Stored data entries
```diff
@@ -664,7 +664,7 @@
     const float* base;
   };
   auto make_geo = [&](int L, Geo& g, bool& left, bool& right) __attribute__((always_inline)) {
-    const int mp = kocr_xcd_remap(L < total ? L : 0, total);
+    const int mp = w4_walk(p, kocr_xcd_remap(L < total ? L : 0, total));
     int y0, x0, nimg;
     const long pm = mtile_org(mp, 0, y0, x0, nimg);
     g.base = p.in + (pm * p.in_cs + p.in_co) - (long)(p.W + 1) * p.in_cs;
@@ -872,7 +872,7 @@
 
   PROBE_T0();
   for (int L = blockIdx.x; L < total; L += G) {
-    const int mp = kocr_xcd_remap(L, total);
+    const int mp = w4_walk(p, kocr_xcd_remap(L, total));
     const float s_cur = kocr_pow2(gc.e), s_nxt = kocr_pow2(gn.e);
     const float unscale = kocr_pow2(-gc.e);
 #pragma unroll
diff --git a/keras_ocr_amd/csrc/tile_order.h b/keras_ocr_amd/csrc/tile_order.h
--- /dev/null
+++ b/keras_ocr_amd/csrc/tile_order.h
@@ -0,0 +1,64 @@
+#pragma once
+
+#if defined(__HIPCC__)
+#define KOCR_TO_HD __host__ __device__ __forceinline__
+#else
+#define KOCR_TO_HD inline
+#endif
+
+static inline void w4_div_magic(unsigned d, unsigned (&out)[2]) {
+  if (d <= 1) {
+    out[0] = 0;
+    out[1] = 0;
+    return;
+  }
+  unsigned L = 0;
+  while ((1ull << L) < d) ++L;
+  out[0] = (unsigned)(((1ull << 32) * ((1ull << L) - d)) / d + 1);
+  out[1] = L - 1;
+}
+
+KOCR_TO_HD unsigned tile_order_div(unsigned n, unsigned mul, unsigned sh) {
+  const unsigned t = (unsigned)(((unsigned long long)n * mul) >> 32);
+  return (mul | sh) ? (t + ((n - t) >> 1)) >> sh : n;
+}
+
+struct TileOrder {
+  unsigned bits;
+  unsigned strip_tiles;
+  unsigned mul_strip, mul_rem;
+};
+
+static inline TileOrder tile_order_make(int tpr, int rows, int pc) {
+  TileOrder o;
+  int lg = 0;
+  while (lg < 5 && (1 << (lg + 1)) <= pc) ++lg;
+  const bool strips = pc >= 1 && pc < tpr && rows > 0 && tpr / (1 << lg) < (1 << 14);
+  const unsigned w = 1u << lg, rem = strips ? (unsigned)tpr % w : 0u;
+  unsigned ds[2], dr[2];
+  o.strip_tiles = strips ? (unsigned)rows * w : 1u;
+  w4_div_magic(o.strip_tiles, ds);
+  w4_div_magic(rem > 0 ? rem : 1u, dr);
+  o.mul_strip = ds[0];
+  o.mul_rem = dr[0];
+  o.bits = strips ? ((unsigned)lg | rem << 3 | ds[1] << 8 | dr[1] << 13 | ((unsigned)tpr / w) << 18) : 0u;
+  return o;
+}
+
+KOCR_TO_HD int tile_order_index(unsigned bits, unsigned strip_tiles, unsigned mul_strip, unsigned mul_rem, int tpr, int j) {
+  const unsigned lg = bits & 7u, rem = (bits >> 3) & 31u, nfull = bits >> 18;
+  const unsigned strip = tile_order_div((unsigned)j, mul_strip, (bits >> 8) & 31u);
+  const bool last = strip >= nfull;
+  const unsigned jj = (unsigned)j - strip * strip_tiles;
+  const unsigned rq = last ? tile_order_div(jj, mul_rem, (bits >> 13) & 31u) : jj >> lg;
+  const unsigned mp = rq * (unsigned)tpr + (strip << lg) + (jj - rq * (last ? rem : 1u << lg));
+  return bits ? (int)mp : j;
+}
+KOCR_TO_HD int tile_order_mp(const TileOrder& o, int tpr, int j) {
+  return tile_order_index(o.bits, o.strip_tiles, o.mul_strip, o.mul_rem, tpr, j);
+}
+
+static inline int tile_order_strip_width(int tiles_per_row, int tile_cols) {
+  const int pc = tile_cols >= 64 ? 8 : 16;
+  return tiles_per_row < pc ? tiles_per_row : pc;
+}
diff --git a/keras_ocr_amd/csrc/w43_common.h b/keras_ocr_amd/csrc/w43_common.h
--- a/keras_ocr_amd/csrc/w43_common.h
+++ b/keras_ocr_amd/csrc/w43_common.h
@@ -1,5 +1,7 @@
 #pragma once
 #include "split_common.h"
+#include "tile_order.h"
+#include <cstddef>
 #include <type_traits>
 #include <cmath>
 #include <algorithm>
@@ -41,19 +43,8 @@
   unsigned dv_qpr[2], dv_dil[2], dv_h[2];
   int cellW, cellWv, cells_per_row;
   unsigned dv_wc[2];
+  TileOrder ord;
 };
-
-static inline void w4_div_magic(unsigned d, unsigned (&out)[2]) {
-  if (d <= 1) {
-    out[0] = 0;
-    out[1] = 0;
-    return;
-  }
-  unsigned L = 0;
-  while ((1ull << L) < d) ++L;
-  out[0] = (unsigned)(((1ull << 32) * ((1ull << L) - d)) / d + 1);
-  out[1] = L - 1;
-}
 
 namespace {
 
@@ -96,6 +87,23 @@
   const int rem = tile - quot * (mf ? p.n_mpairs : nblk_n);
   nt = mf ? quot : rem;
   mp = mf ? rem : quot;
+}
+
+__device__ __forceinline__ int w4_walk(const W4Params& p, int j) {
+#if defined(__HIP_DEVICE_COMPILE__)
+  typedef const unsigned __attribute__((address_space(4))) cu4;
+  typedef const char __attribute__((address_space(4))) cc4;
+  unsigned off = (unsigned)offsetof(W4Params, ord);
+  asm volatile("" : "+s"(off));
+  cu4* q = (cu4*)((cc4*)__builtin_amdgcn_kernarg_segment_ptr() + off);
+  return tile_order_index(q[0], q[1], q[2], q[3], p.tiles_per_row, j);
+#else
+  return tile_order_mp(p.ord, p.tiles_per_row, j);
+#endif
+}
+__device__ __forceinline__ void w4_decode2(const W4Params& p, int tile, int nblk_n, int& mp, int& nt) {
+  w4_decode(p, tile, nblk_n, mp, nt);
+  mp = w4_walk(p, mp);
 }
 
 __device__ __forceinline__ void w4_stage_coef(const W4Params& p, float* coef, int tid) {
```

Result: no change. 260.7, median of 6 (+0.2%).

• _Problem requirements_:
All of the data above needs to be written out again, exactly.

• _Response area_:
```diff
@@ -664,7 +664,7 @@
     const float* base;
   };
   auto make_geo = [&](int L, Geo& g, bool& left, bool& right) __attribute__((always_inline)) {
-    const int mp = kocr_xcd_remap(L < total ? L : 0, total);
+    const int mp = w4_walk(p, kocr_xcd_remap(L < total ? L : 0, total));
     int y0, x0, nimg;
     const long pm = mtile_org(mp, 0, y0, x0, nimg);
     g.base = p.in + (pm * p.in_cs + p.in_co) - (long)(p.W + 1) * p.in_cs;
@@ -872,7 +872,7 @@
 
   PROBE_T0();
   for (int L = blockIdx.x; L < total; L += G) {
-    const int mp = kocr_xcd_remap(L, total);
+    const int mp = w4_walk(p, kocr_xcd_remap(L, total));
     const float s_cur = kocr_pow2(gc.e), s_nxt = kocr_pow2(gn.e);
     const float unscale = kocr_pow2(-gc.e);
 #pragma unroll
diff --git a/keras_ocr_amd/csrc/tile_order.h b/keras_ocr_amd/csrc/tile_order.h
--- /dev/null
+++ b/keras_ocr_amd/csrc/tile_order.h
@@ -0,0 +1,64 @@
+#pragma once
+
+#if defined(__HIPCC__)
+#define KOCR_TO_HD __host__ __device__ __forceinline__
+#else
+#define KOCR_TO_HD inline
+#endif
+
+static inline void w4_div_magic(unsigned d, unsigned (&out)[2]) {
+  if (d <= 1) {
+    out[0] = 0;
+    out[1] = 0;
+    return;
+  }
+  unsigned L = 0;
+  while ((1ull << L) < d) ++L;
+  out[0] = (unsigned)(((1ull << 32) * ((1ull << L) - d)) / d + 1);
+  out[1] = L - 1;
+}
+
+KOCR_TO_HD unsigned tile_order_div(unsigned n, unsigned mul, unsigned sh) {
+  const unsigned t = (unsigned)(((unsigned long long)n * mul) >> 32);
+  return (mul | sh) ? (t + ((n - t) >> 1)) >> sh : n;
+}
+
+struct TileOrder {
+  unsigned bits;
+  unsigned strip_tiles;
+  unsigned mul_strip, mul_rem;
+};
+
+static inline TileOrder tile_order_make(int tpr, int rows, int pc) {
+  TileOrder o;
+  int lg = 0;
+  while (lg < 5 && (1 << (lg + 1)) <= pc) ++lg;
+  const bool strips = pc >= 1 && pc < tpr && rows > 0 && tpr / (1 << lg) < (1 << 14);
+  const unsigned w = 1u << lg, rem = strips ? (unsigned)tpr % w : 0u;
+  unsigned ds[2], dr[2];
+  o.strip_tiles = strips ? (unsigned)rows * w : 1u;
+  w4_div_magic(o.strip_tiles, ds);
+  w4_div_magic(rem > 0 ? rem : 1u, dr);
+  o.mul_strip = ds[0];
+  o.mul_rem = dr[0];
+  o.bits = strips ? ((unsigned)lg | rem << 3 | ds[1] << 8 | dr[1] << 13 | ((unsigned)tpr / w) << 18) : 0u;
+  return o;
+}
+
+KOCR_TO_HD int tile_order_index(unsigned bits, unsigned strip_tiles, unsigned mul_strip, unsigned mul_rem, int tpr, int j) {
+  const unsigned lg = bits & 7u, rem = (bits >> 3) & 31u, nfull = bits >> 18;
+  const unsigned strip = tile_order_div((unsigned)j, mul_strip, (bits >> 8) & 31u);
+  const bool last = strip >= nfull;
+  const unsigned jj = (unsigned)j - strip * strip_tiles;
+  const unsigned rq = last ? tile_order_div(jj, mul_rem, (bits >> 13) & 31u) : jj >> lg;
+  const unsigned mp = rq * (unsigned)tpr + (strip << lg) + (jj - rq * (last ? rem : 1u << lg));
+  return bits ? (int)mp : j;
+}
+KOCR_TO_HD int tile_order_mp(const TileOrder& o, int tpr, int j) {
+  return tile_order_index(o.bits, o.strip_tiles, o.mul_strip, o.mul_rem, tpr, j);
+}
+
+static inline int tile_order_strip_width(int tiles_per_row, int tile_cols) {
+  const int pc = tile_cols >= 64 ? 8 : 16;
+  return tiles_per_row < pc ? tiles_per_row : pc;
+}
diff --git a/keras_ocr_amd/csrc/w43_common.h b/keras_ocr_amd/csrc/w43_common.h
--- a/keras_ocr_amd/csrc/w43_common.h
+++ b/keras_ocr_amd/csrc/w43_common.h
@@ -1,5 +1,7 @@
 #pragma once
 #include "split_common.h"
+#include "tile_order.h"
+#include <cstddef>
 #include <type_traits>
 #include <cmath>
 #include <algorithm>
@@ -41,19 +43,8 @@
   unsigned dv_qpr[2], dv_dil[2], dv_h[2];
   int cellW, cellWv, cells_per_row;
   unsigned dv_wc[2];
+  TileOrder ord;
 };
-
-static inline void w4_div_magic(unsigned d, unsigned (&out)[2]) {
-  if (d <= 1) {
-    out[0] = 0;
-    out[1] = 0;
-    return;
-  }
-  unsigned L = 0;
-  while ((1ull << L) < d) ++L;
-  out[0] = (unsigned)(((1ull << 32) * ((1ull << L) - d)) / d + 1);
-  out[1] = L - 1;
-}
 
 namespace {
 
@@ -96,6 +87,23 @@
   const int rem = tile - quot * (mf ? p.n_mpairs : nblk_n);
   nt = mf ? quot : rem;
   mp = mf ? rem : quot;
+}
+
+__device__ __forceinline__ int w4_walk(const W4Params& p, int j) {
+#if defined(__HIP_DEVICE_COMPILE__)
+  typedef const unsigned __attribute__((address_space(4))) cu4;
+  typedef const char __attribute__((address_space(4))) cc4;
+  unsigned off = (unsigned)offsetof(W4Params, ord);
+  asm volatile("" : "+s"(off));
+  cu4* q = (cu4*)((cc4*)__builtin_amdgcn_kernarg_segment_ptr() + off);
+  return tile_order_index(q[0], q[1], q[2], q[3], p.tiles_per_row, j);
+#else
+  return tile_order_mp(p.ord, p.tiles_per_row, j);
+#endif
+}
+__device__ __forceinline__ void w4_decode2(const W4Params& p, int tile, int nblk_n, int& mp, int& nt) {
+  w4_decode(p, tile, nblk_n, mp, nt);
+  mp = w4_walk(p, mp);
 }
 
 __device__ __forceinline__ void w4_stage_coef(const W4Params& p, float* coef, int tid) {
```

Result: no change. 260.7, median of 6 (+0.2%).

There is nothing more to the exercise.